(Collected data entries)
------------------------------------------------

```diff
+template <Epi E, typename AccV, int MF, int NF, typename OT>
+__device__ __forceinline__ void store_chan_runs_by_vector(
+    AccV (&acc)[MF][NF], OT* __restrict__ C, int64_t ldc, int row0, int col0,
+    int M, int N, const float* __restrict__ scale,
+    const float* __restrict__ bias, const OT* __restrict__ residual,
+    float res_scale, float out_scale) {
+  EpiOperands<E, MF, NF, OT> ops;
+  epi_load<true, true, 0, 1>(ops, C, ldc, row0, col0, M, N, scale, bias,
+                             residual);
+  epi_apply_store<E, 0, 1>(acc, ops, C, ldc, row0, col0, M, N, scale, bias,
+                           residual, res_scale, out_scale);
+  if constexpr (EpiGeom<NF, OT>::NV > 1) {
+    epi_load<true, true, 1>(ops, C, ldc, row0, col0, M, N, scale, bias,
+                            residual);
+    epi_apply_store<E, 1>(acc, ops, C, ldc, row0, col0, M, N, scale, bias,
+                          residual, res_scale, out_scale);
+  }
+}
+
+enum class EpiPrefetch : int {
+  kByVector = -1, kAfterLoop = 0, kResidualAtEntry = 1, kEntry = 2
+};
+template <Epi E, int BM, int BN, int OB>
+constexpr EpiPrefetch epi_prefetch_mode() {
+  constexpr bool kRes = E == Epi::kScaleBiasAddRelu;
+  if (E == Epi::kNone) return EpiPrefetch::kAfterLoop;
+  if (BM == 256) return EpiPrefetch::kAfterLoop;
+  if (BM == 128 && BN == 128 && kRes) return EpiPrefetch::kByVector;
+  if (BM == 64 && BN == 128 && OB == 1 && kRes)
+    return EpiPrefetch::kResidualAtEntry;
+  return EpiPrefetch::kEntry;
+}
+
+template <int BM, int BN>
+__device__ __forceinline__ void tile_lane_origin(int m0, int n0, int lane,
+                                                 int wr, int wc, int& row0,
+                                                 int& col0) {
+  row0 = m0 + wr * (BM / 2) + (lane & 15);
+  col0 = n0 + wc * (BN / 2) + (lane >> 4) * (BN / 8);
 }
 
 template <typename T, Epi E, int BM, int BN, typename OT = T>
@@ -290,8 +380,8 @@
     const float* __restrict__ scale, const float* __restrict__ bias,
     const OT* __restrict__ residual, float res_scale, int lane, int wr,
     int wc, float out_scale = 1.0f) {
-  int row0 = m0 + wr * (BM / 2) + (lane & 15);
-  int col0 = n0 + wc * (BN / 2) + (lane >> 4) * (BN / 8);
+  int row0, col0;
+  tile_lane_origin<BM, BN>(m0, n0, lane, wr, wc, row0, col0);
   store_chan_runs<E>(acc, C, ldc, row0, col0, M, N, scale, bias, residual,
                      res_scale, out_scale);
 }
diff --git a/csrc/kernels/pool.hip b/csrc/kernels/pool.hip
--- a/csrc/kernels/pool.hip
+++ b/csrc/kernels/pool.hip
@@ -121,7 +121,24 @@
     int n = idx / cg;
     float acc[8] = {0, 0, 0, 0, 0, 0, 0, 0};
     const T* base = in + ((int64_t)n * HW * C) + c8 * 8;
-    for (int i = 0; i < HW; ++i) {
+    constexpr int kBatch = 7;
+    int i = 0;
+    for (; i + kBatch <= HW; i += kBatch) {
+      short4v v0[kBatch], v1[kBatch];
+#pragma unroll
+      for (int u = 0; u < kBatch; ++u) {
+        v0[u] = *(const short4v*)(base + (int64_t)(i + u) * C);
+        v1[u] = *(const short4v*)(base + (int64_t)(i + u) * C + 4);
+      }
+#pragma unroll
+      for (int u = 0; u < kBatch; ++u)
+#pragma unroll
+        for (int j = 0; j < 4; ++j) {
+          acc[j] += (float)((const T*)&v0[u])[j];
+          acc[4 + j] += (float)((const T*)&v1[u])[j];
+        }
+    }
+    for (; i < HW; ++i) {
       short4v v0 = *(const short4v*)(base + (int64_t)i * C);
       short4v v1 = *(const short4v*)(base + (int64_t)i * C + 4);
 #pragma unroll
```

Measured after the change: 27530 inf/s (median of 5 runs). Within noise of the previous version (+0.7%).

------------------------------------------------

## TO DO
Looking over the records, find each line with the word "kEntry" and copy it.

## REPLY TO THE EXERCISE
+  kByVector = -1, kAfterLoop = 0, kResidualAtEntry = 1, kEntry = 2
+  return EpiPrefetch::kEntry;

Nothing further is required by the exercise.